You'll Be Sorry When I'm Dead on Allen & Unwin

9. Women – Charles Bukowski

Bukowski is the poet laureate of seedy bars, gamblers, drunks, womanisers and dirty old men. He was a man who had no time for adjectives, who was bored with most literature because it had no guts or dance or moxy and believed the writer had no responsibility "except to jack off in bed alone and to type a good page." If that quote puts you off, read something else, but remember there's a reason why Bukowski is beloved by so many.

All of Bukowski's novels (barring one) follow the trials and tribulations of his fictional alter-ego Henry Chinaski. Ugly, misanthropic and an appalling drunk, Bukowski wrote like a madman for decades, but didn't start getting much recognition until the 1970s. Women is Bukowski at his drunken, raw essence, written in his fifties, when he was making up for lost time with all the women who wouldn't notice him when he was young and poor and hideous.

Women on Amazon

10. Middlesex – Jeffrey Eugenides

So Jeffrey Eugenides has a new book out at the moment, The Marriage Plot. But I've read it, and, um...Middlesex is better. Moreover, Middlesex won the Pulitzer Prize in 2003.

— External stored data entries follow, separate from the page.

template <int LPP, int NT, bool STAGE>
__device__ __forceinline__ void band_wta_record(const uint32_t (&ST)[8], uint32_t* sRow, const uint2* sNb, int tid, int j,
                                                bool ok, uint8_t* recb, uint8_t* s0b, uint32_t pix,
                                                uint2* stg_rec, uint16_t* stg_s0) {
    srow_store<NT>(sRow, tid, ST);
    const uint32_t IDX[8] = {sconst<0x80000u>(), sconst<0x90001u>(), sconst<0xA0002u>(), sconst<0xB0003u>(),
                             sconst<0xC0004u>(), sconst<0xD0005u>(), sconst<0xE0006u>(), sconst<0xF0007u>()};
    uint32_t K[8];
#pragma unroll
    for (int i = 0; i < 8; i++) K[i] = (ST[i] << 4) | IDX[i];
    const uint32_t kmin = pk_min(pk_min3(K[0], K[1], K[2]), pk_min3(K[3], K[4], pk_min3(K[5], K[6], K[7])));
    const uint32_t k16 = min_halves(kmin);
    uint32_t key;
    asm("v_lshl_or_b32 %0, %1, 4, %2" : "=v"(key) : "v"(k16 & ~15u), "v"((k16 & 15u) | ((uint32_t)j << 4)));
    key = group_min_u32<LPP>(key);
    __builtin_amdgcn_wave_barrier();
    if (j == 0 && ok) {
        const uint2 nb = sNb[key & 0xFFu];
        const uint8_t* row = (const uint8_t*)sRow + tid * 16;
        u16x2 c;
        c[0] = *(const uint16_t*)(row + (nb.x & 0xFFFFu));
        c[1] = *(const uint16_t*)(row + (nb.x >> 16));
        const uint2 rec = make_uint2(__builtin_amdgcn_perm(0u, key, sconst<0x02010C00u>()),
                                     __builtin_bit_cast(uint32_t, c) & nb.y);
        if (STAGE) {
            *stg_rec = rec;
            *stg_s0 = (uint16_t)ST[0];
        } else {
            *(uint2*)(recb + pix * 8u) = rec;
            *(uint16_t*)(s0b + pix * 2u) = (uint16_t)ST[0];
        }
    }
}

template <int LPP, int MODE, int NWV, int PATHS, bool BITS, bool TAP, bool CHAIN>
__global__ __launch_bounds__(NWV * 64, FSGM_BAND_MINW) void band_kernel(BandArgs a) {
    constexpr bool UP = MODE != 0;
    constexpr bool P8 = PATHS == 8;
    constexpr int PXG = 64 / LPP;
    constexpr int R = NWV * PXG;
    constexpr int D = LPP * 16;
    constexpr int SKEW = P8 ? 2 : 1;
    constexpr int NST = P8 ? 3 : 1;
    constexpr int PF = P8 ? (MODE == 2 ? FSGM_BAND_PF2 : FSGM_BAND_PF) : FSGM_BAND_PF4;
    constexpr bool R16 = P8 && MODE == 0 && !CHAIN && FSGM_BAND_R16 != 0;
    constexpr int NSL = R16 ? 2 : NST;
    __shared__ uint2 sNb[MODE == 2 ? D : 1];
    __shared__ uint4 sR16[R16 ? 2 : 1][2][R16 ? (R + 1) * LPP : 1];
    __shared__ uint4 sSt[2][NSL][(R + 1) * LPP];
    __shared__ __attribute__((aligned(16))) uint32_t sRow[MODE == 2 ? NWV * 64 * 8 : 4];
    constexpr bool RECLDS = MODE == 2 && FSGM_BAND_RECLDS != 0 && LPP == 8;
    __shared__ uint2 sRec[RECLDS ? NWV * 64 : 1];
    __shared__ uint16_t sRs0[RECLDS ? NWV * 64 : 1];
    __shared__ uint32_t sTicket;

    const int tid = threadIdx.x, lane = tid & 63, wave = tid >> 6;
    const int g = lane / LPP, j = lane % LPP;
    const int r = wave * PXG + g;
    const int W = a.W, H = a.H, NP = W * H;
    int cband = 0;
    size_t f = blockIdx.x;
    if (CHAIN) {
        if (tid == 0) sTicket = atomicAdd(a.ticket, 1u);
        __syncthreads();
        const uint32_t t = __builtin_amdgcn_readfirstlane(sTicket);
        const uint32_t per = (uint32_t)a.group * (uint32_t)a.nbands, grp = t / per, rem = t - grp * per;
        const uint32_t fin = min((uint32_t)a.group, (uint32_t)a.frames - grp * (uint32_t)a.group);
        cband = (int)(rem / fin);
        f = (size_t)grp * a.group + rem % fin;
        if (cband >= a.nbands || f >= (size_t)a.frames) return;
    }
    constexpr uint32_t VB = (uint32_t)(SKEW * R + PF) * D;
    constexpr bool Y16 = BITS && FSGM_BAND_Y16 != 0;
    const uint8_t* __restrict__ Cf = a.C + f * a.c_frame_stride - VB;
    uint8_t* __restrict__ Yf = a.Y + f * a.y_frame_stride - VB;
    uint8_t* __restrict__ Bf = BITS ? (uint8_t*)(a.Yb + f * a.yb_frame_stride) - (Y16 ? VB : VB / 4) : nullptr;
    uint8_t* __restrict__ Ef = (uint8_t*)(a.edge + f * a.edge_frame_stride);
    const uint32_t tag = CHAIN ? a.tag : 0u;
    uint8_t* __restrict__ recb = MODE == 2 ? (uint8_t*)(a.rec + f * (size_t)NP) : nullptr;
    uint8_t* __restrict__ s0b = MODE == 2 ? (uint8_t*)(a.s0 + f * (size_t)NP) : nullptr;
    const uint32_t P1pk = (uint32_t)a.P1 * 0x10001u, P2 = (uint32_t)a.P2, P2pk = P2 * 0x10001u;
    const uint32_t KX = sconst<0x007F007Fu>(), K0 = 127u - (P2 + (uint32_t)a.P1);
    const uint32_t K1pk = (uint32_t)(PATHS * (a.P1 + a.P2) - (PATHS / 2) * 127) * 0x10001u;
    const uint4 startP = make_uint4(P2 * 0x01010101u, P2 * 0x01010101u, P2 * 0x01010101u, P2 * 0x01010101u);
    const uint32_t DS = sconst<(uint32_t)D>();
    const LaneSel sel = lane_sel<LPP>(j);
    const int elane = min(lane, NST * LPP - 1);

    if (MODE == 2 && tid < D) sNb[tid] = band_nb_entry<LPP, NWV * 64>((uint32_t)tid);

    auto pix_of = [&](int x, int y) -> int { const int p = y * W + x; return UP ? NP - 1 - p : p; };

    for (int yb = CHAIN ? cband * R : 0; yb < (CHAIN ? cband * R + 1 : H); yb += R) {
        const int Rp = min(R, H - yb);
        const int y = yb + r, yc = min(y, H - 1);
        const bool row_ok = r < Rp;
        const int nsteps = W + SKEW * (Rp - 1);
        const bool have_above = yb > 0, last_band = yb + R >= H;
        const bool loader = wave == 0 && lane < NST * LPP && have_above;
        const int r_lo = wave * PXG, r_hi = r_lo + PXG - 1;
        const int act_lo = SKEW * r_lo - (P8 ? 1 : 0), act_hi = W - 1 + SKEW * r_hi;
        const bool wave_rows = r_lo < Rp;
        const int pl_lo = SKEW * r_hi + 1, pl_hi = W - 2 + SKEW * r_lo;
        const bool wave_plain_rows = r_hi < Rp && yb + r_lo >= 1;

        auto vox_lin = [&](int x) -> uint32_t { return (uint32_t)pix_of(x, yc) * D + ((uint32_t)j * 16 + VB); };
        auto vox_off = [&](int u) -> uint32_t { return vox_lin(min(max(u - SKEW * r, 0), W - 1)); };
        uint32_t vpf = vox_lin(PF - 1 - SKEW * r);
        const uint32_t v_lo = vox_lin(UP ? W - 1 : 0), v_hi = vox_lin(UP ? 0 : W - 1);
        const uint32_t emap = (uint32_t)W * (NST * LPP) * 16u;
        const uint8_t* __restrict__ Ein = CHAIN ? Ef + (uint32_t)max(cband - 1, 0) * emap : Ef;
        uint8_t* __restrict__ Eout = CHAIN ? Ef + (uint32_t)cband * emap : Ef;
        auto edge_at = [&](int x) -> const uint8_t* { return Ein + ((uint32_t)min(max(x, 0), W - 1) * (NST * LPP) + (uint32_t)elane) * 16u; };
        bool gave_up = false;
        auto put_above = [&](const int par, const uint4 v) {
            if (R16 && elane / LPP == 2) {
                uint32_t S[8];
                unpack_p(v, S);
                sR16[par][0][elane % LPP] = make_uint4(S[0], S[1], S[2], S[3]);
                sR16[par][1][elane % LPP] = make_uint4(S[4], S[5], S[6], S[7]);
            } else {
                sSt[par][elane / LPP][elane % LPP] = v;
            }
        };
        auto fresh = [&](const uint4 v) -> bool { return (((v.x ^ tag) | (v.y ^ tag) | (v.z ^ tag) | (v.w ^ tag)) & 0x80808080u) == 0u; };
        auto eload = [&](const uint8_t* q) -> uint4 { return CHAIN ? edge_load((const uint4*)q) : load_nt(q); };
        auto settle = [&](uint4 v, const uint8_t* q, const bool mine) -> uint4 {
            if (CHAIN) {
                for (uint32_t spins = 0; !gave_up && !__all(!mine || fresh(v)); spins++) {
                    __builtin_amdgcn_s_sleep(8);
                    if (mine) v = edge_load((const uint4*)q);
                    if (spins > (1u << 18) || ((spins & 1023u) == 1023u && __hip_atomic_load(a.err, __ATOMIC_RELAXED, __HIP_MEMORY_SCOPE_AGENT) != 0u)) {
                        if (lane == 0) atomicOr(a.err, 1u);
                        gave_up = true;
                    }
                }
                v.x &= 0x7F7F7F7Fu; v.y &= 0x7F7F7F7Fu; v.z &= 0x7F7F7F7Fu; v.w &= 0x7F7F7F7Fu;
            }
            return v;
        };

        uint32_t FS[8];
#pragma unroll
        for (int i = 0; i < 8; i++) FS[i] = P2pk;
        uint4 hU = startP, hDp[2] = {startP, startP};
        if (P8 && have_above && wave == 0) {
            const bool mine = r == 0;
            const uint8_t* q0 = Ein + (uint32_t)(0 * LPP + j) * 16u;
            const uint8_t* q1 = Ein + (uint32_t)(1 * LPP + j) * 16u;
            const uint4 v0 = settle(mine ? eload(q0) : startP, q0, mine), v1 = settle(mine ? eload(q1) : startP, q1, mine);
            if (mine) { hU = v0; hDp[1] = v1; }
        }
        if (CHAIN && wave == 0 && have_above) {
            const uint8_t* q = edge_at(min(SKEW + FSGM_BAND_SLACK, W - 1));
            (void)settle(loader ? eload(q) : startP, q, loader);
        }
        if (wave == 0 && have_above) {
            const uint8_t* q = edge_at(SKEW - 1);
            const uint4 v = settle(loader ? eload(q) : startP, q, loader);
            if (loader) put_above(1, v);
        }
        constexpr int NR = MODE == 2 && P8 ? PF + 1 : PF;
        constexpr int UN = P8 && (NR & 1) ? 2 * NR : NR;
        uint4 ringC[NR], ringY[MODE == 2 ? NR : 1];
        constexpr int PFE = CHAIN ? (MODE == 2 ? FSGM_BAND_PFE2 : FSGM_BAND_PFE) : 1;
        uint4 ringE[PFE];
#pragma unroll
        for (int i = 0; i < PFE; i++) ringE[i] = startP;
        uint32_t ringB[MODE == 2 && BITS && !Y16 ? NR : 1];
        uint4 ringB4[MODE == 2 && Y16 ? NR : 1];
#pragma unroll
        for (int i = 0; i < PF; i++) {
            const uint32_t off = vox_off(i);
            ringC[i] = *(const uint4*)(Cf + off);
            if (MODE == 2) {
                ringY[i] = vol_load(Yf + off);
                if (Y16) ringB4[i] = vol_load(Bf + off);
                else if (BITS) ringB[i] = *(const uint32_t*)(Bf + (off >> 2));
            }
        }
        if (loader) {
#pragma unroll
            for (int i = 0; i < PFE; i++) ringE[i] = eload(edge_at(SKEW + i));
        }
        if constexpr (RECLDS) sRec[wave * 64 + lane] = make_uint2(0xFFFFFFFFu, 0xFFFFFFFFu);
        __syncthreads();

        auto do_step = [&](const int u, const int hp, const uint4 cw, const uint4 cy, const uint32_t cb, const uint4 cb4, auto edge_tag) {
            constexpr bool EDGE = decltype(edge_tag)::value;
            const int par = u & 1;
            const int x = u - SKEW * r;
            const bool inside = !EDGE || (row_ok && x >= 0 && x < W);
            const int xc = EDGE ? min(max(x, 0), W - 1) : x;
            uint4 nNow, nLo, nHi;
            if constexpr (R16) { nLo = sR16[par ^ 1][0][r * LPP + j]; nHi = sR16[par ^ 1][1][r * LPP + j]; }
            else nNow = sSt[par ^ 1][P8 ? 2 : 0][r * LPP + j];
            uint32_t CP[8], Y[8], YS[8], S[8];
            band_unpack_c(cw, CP);
            const bool top = EDGE && y == 0;
            {
                const bool st = EDGE && x <= 0;
                if (st) {
#pragma unroll
                    for (int i = 0; i < 8; i++) FS[i] = P2pk;
                }
                step_x<LPP, EDGE, MODE == 2>(FS, CP, YS, P1pk, P2pk, KX, K0, sel, st);
            }
            if (MODE == 2) {
                uint32_t E2[8];
                if (Y16) { E2[0] = cy.x; E2[1] = cy.y; E2[2] = cy.z; E2[3] = cy.w; E2[4] = cb4.x; E2[5] = cb4.y; E2[6] = cb4.z; E2[7] = cb4.w; }
                else if (BITS) unpack_p9(cy, cb, E2);
                else unpack_p(cy, E2);
#pragma unroll
                for (int i = 0; i < 8; i++) YS[i] -= E2[i];
            }
            __builtin_amdgcn_sched_barrier(0);
            uint4 newU, newD, newR;
            {
                unpack_p(P8 ? hU : nNow, S);
                if (top) {
#pragma unroll
                    for (int i = 0; i < 8; i++) S[i] = P2pk;
                }
                step_x<LPP, EDGE, MODE == 2>(S, CP, Y, P1pk, P2pk, KX, K0, sel, top);
                newU = pack_p(S);
                sSt[par][0][(r + 1) * LPP + j] = newU;
#pragma unroll
                for (int i = 0; i < 8; i++) YS[i] += MODE == 2 ? Y[i] + K1pk : Y[i];
            }
            __builtin_amdgcn_sched_barrier(0);
            if constexpr (P8) {
                {
                    const bool st = top || (EDGE && x <= 0);
                    unpack_p(hDp[hp], S);
                    if (st) {
#pragma unroll
                        for (int i = 0; i < 8; i++) S[i] = P2pk;
                    }
                    step_x<LPP, EDGE, MODE == 2>(S, CP, Y, P1pk, P2pk, KX, K0, sel, st);
                    newD = pack_p(S);
                    sSt[par][1][(r + 1) * LPP + j] = newD;
#pragma unroll
                    for (int i = 0; i < 8; i++) YS[i] += Y[i];
                    hDp[hp] = sSt[par ^ 1][1][r * LPP + j];
                    hU = sSt[par ^ 1][0][r * LPP + j];
                }
                __builtin_amdgcn_sched_barrier(0);
                {
                    const bool st = top || (EDGE && x >= W - 1);
                    if (R16) { S[0] = nLo.x; S[1] = nLo.y; S[2] = nLo.z; S[3] = nLo.w; S[4] = nHi.x; S[5] = nHi.y; S[6] = nHi.z; S[7] = nHi.w; }
                    else unpack_p(nNow, S);
                    if (st) {
#pragma unroll
                        for (int i = 0; i < 8; i++) S[i] = P2pk;
                    }
                    step_x<LPP, EDGE, MODE == 2>(S, CP, Y, P1pk, P2pk, KX, K0, sel, st);
                    if constexpr (R16) {
                        sR16[par][0][(r + 1) * LPP + j] = make_uint4(S[0], S[1], S[2], S[3]);
                        sR16[par][1][(r + 1) * LPP + j] = make_uint4(S[4], S[5], S[6], S[7]);
                        if (!last_band && r == R - 1) newR = pack_p(S);
                    } else {
                        newR = pack_p(S);
                        sSt[par][2][(r + 1) * LPP + j] = newR;
                    }
#pragma unroll
                    for (int i = 0; i < 8; i++) YS[i] += Y[i];
                }
            }
            if (!last_band && r == R - 1 && inside) {
                uint8_t* o = Eout + ((uint32_t)xc * (NST * LPP) + (uint32_t)j) * 16u;
                if (CHAIN) {
                    edge_store((uint4*)o, make_uint4(newU.x | tag, newU.y | tag, newU.z | tag, newU.w | tag));
                    if constexpr (P8) {
                        edge_store((uint4*)(o + LPP * 16), make_uint4(newD.x | tag, newD.y | tag, newD.z | tag, newD.w | tag));
                        edge_store((uint4*)(o + 2 * LPP * 16), make_uint4(newR.x | tag, newR.y | tag, newR.z | tag, newR.w | tag));
                    }
                } else {
                    *(uint4*)o = newU;
                    if constexpr (P8) { *(uint4*)(o + LPP * 16) = newD; *(uint4*)(o + 2 * LPP * 16) = newR; }
                }
            }
            if (MODE != 2) {
                if (inside) {
                    const uint32_t so = EDGE ? vox_lin(xc) : vpf;
                    constexpr int SB = EDGE ? 0 : PF * D;
                    if (Y16) {
                        vol_store(Yf + so - SB, make_uint4(YS[0], YS[1], YS[2], YS[3]));
                        vol_store(Bf + so - SB, make_uint4(YS[4], YS[5], YS[6], YS[7]));
                    } else {
                        vol_store(Yf + so - SB, pack_p(YS));
                        if (BITS) *(uint32_t*)(Bf + (so >> 2) - SB / 4) = pack_hi_bits(YS);
                    }
                }
            } else {
                uint32_t ST[8];
#pragma unroll
                for (int i = 0; i < 8; i++) ST[i] = (CP[i] << (P8 ? 2 : 1)) + YS[i];
                if constexpr (RECLDS)
                    band_wta_record<LPP, NWV * 64, true>(ST, sRow, sNb, tid, j, inside, recb, s0b, 0u, &sRec[wave * 64 + g * 8 + (u & 7)], &sRs0[wave * 64 + g * 8 + (u & 7)]);
                else
                    band_wta_record<LPP, NWV * 64, false>(ST, sRow, sNb, tid, j, inside, recb, s0b, (uint32_t)pix_of(xc, yc), nullptr, nullptr);
                if (TAP && inside) {
                    uint32_t* o = a.Sdbg + (f * (size_t)NP + pix_of(xc, yc)) * D + j * 16;
#pragma unroll
                    for (int i = 0; i < 8; i++) { o[i] = ST[i] & 0xFFFFu; o[i + 8] = ST[i] >> 16; }
                }
            }
        };
        auto flush_records = [&](const int u) {
            if constexpr (RECLDS) {
                __builtin_amdgcn_wave_barrier();
                const int fr = lane >> 3, fs = lane & 7;
                const uint2 rc = sRec[wave * 64 + lane];
                const uint16_t s0v = sRs0[wave * 64 + lane];
                sRec[wave * 64 + lane] = make_uint2(0xFFFFFFFFu, 0xFFFFFFFFu);
                const int uu = (u & ~7) + fs, rr = wave * PXG + fr;
                const int xx = uu - SKEW * rr;
                if (rc.x != 0xFFFFFFFFu) {
                    const uint32_t px = (uint32_t)pix_of(xx, yb + rr);
                    *(uint2*)(recb + px * 8u) = rc;
                    *(uint16_t*)(s0b + px * 2u) = s0v;
                }
                __builtin_amdgcn_wave_barrier();
            }
        };
        auto step = [&](const int u, const int hp, const uint4 cw, const uint4 cy, const uint32_t cb, const uint4 cb4) {
            if (wave == 0 && have_above) {
                const uint4 v = settle(ringE[0], edge_at(u + SKEW), loader);
#pragma unroll
                for (int i = 0; i + 1 < PFE; i++) ringE[i] = ringE[i + 1];
                if (loader) {
                    put_above(u & 1, v);
                    ringE[PFE - 1] = eload(edge_at(u + PFE + SKEW));
                }
            }
            if (wave_rows && u >= act_lo && u <= act_hi) {
                if (wave_plain_rows && u >= pl_lo && u <= pl_hi) do_step(u, hp, cw, cy, cb, cb4, std::false_type{});
                else do_step(u, hp, cw, cy, cb, cb4, std::true_type{});
            }
            if constexpr (RECLDS) {
                if ((u & 7) == 7) flush_records(u);
            }
#ifndef FSGM_BAND_NOBAR
            __syncthreads();
#endif
        };

        auto ring_step = [&](const int u, const int i) {
            const int k = i % NR, kl = (i + PF) % NR;
            const uint4 cw = ringC[k];
            const uint4 cy = ringY[MODE == 2 ? k : 0];
            const uint32_t cb = ringB[MODE == 2 && BITS && !Y16 ? k : 0];
            const uint4 cb4 = ringB4[MODE == 2 && Y16 ? k : 0];
            vpf = UP ? vpf - DS : vpf + DS;
            asm("" : "+v"(vpf));
            uint32_t off;
            asm("v_med3_u32 %0, %1, %2, %3" : "=v"(off) : "v"(vpf), "v"(v_lo), "v"(v_hi));
            ringC[kl] = *(const uint4*)(Cf + off);
            if (MODE == 2) {
                ringY[kl] = vol_load(Yf + off);
                if (Y16) ringB4[kl] = vol_load(Bf + off);
                else if (BITS) ringB[kl] = *(const uint32_t*)(Bf + (off >> 2));
            }
            step(u, i & 1, cw, cy, cb, cb4);
        };
        int u0 = 0;
        for (; u0 + UN <= nsteps; u0 += UN) {
#pragma unroll
            for (int i = 0; i < UN; i++) ring_step(u0 + i, i);
        }
#pragma unroll
        for (int i = 0; i < UN - 1; i++)
            if (u0 + i < nsteps) ring_step(u0 + i, i);
        if constexpr (RECLDS) {
            if ((nsteps & 7) != 0) flush_records(nsteps - 1);
        }
        if (!CHAIN) {
            asm volatile("s_waitcnt vmcnt(0)" ::: "memory");
            __syncthreads();
        }
    }
}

Middlesex could in many ways be construed as your average inter-generational family drama with a hint of multiculturalism thrown into the mix. But it's much more than that. Middlesex is the history of a single gene through a century of tumultuous history, lyrical and strange and incredibly hard to put down.

The narrator was born twice, first as a girl and then again as a teenager on an operating table, emerging as a young man, an eventuality which can be attributed to the revelation that his grandparents were actually brother and sister who escaped the stigma they would have received in Greece by immigrating to Detroit in the U.S. There's history and political drama, heartbreaking stories of first love and medical incompetence. But it's not a tragedy - it's heartfelt and terribly funny.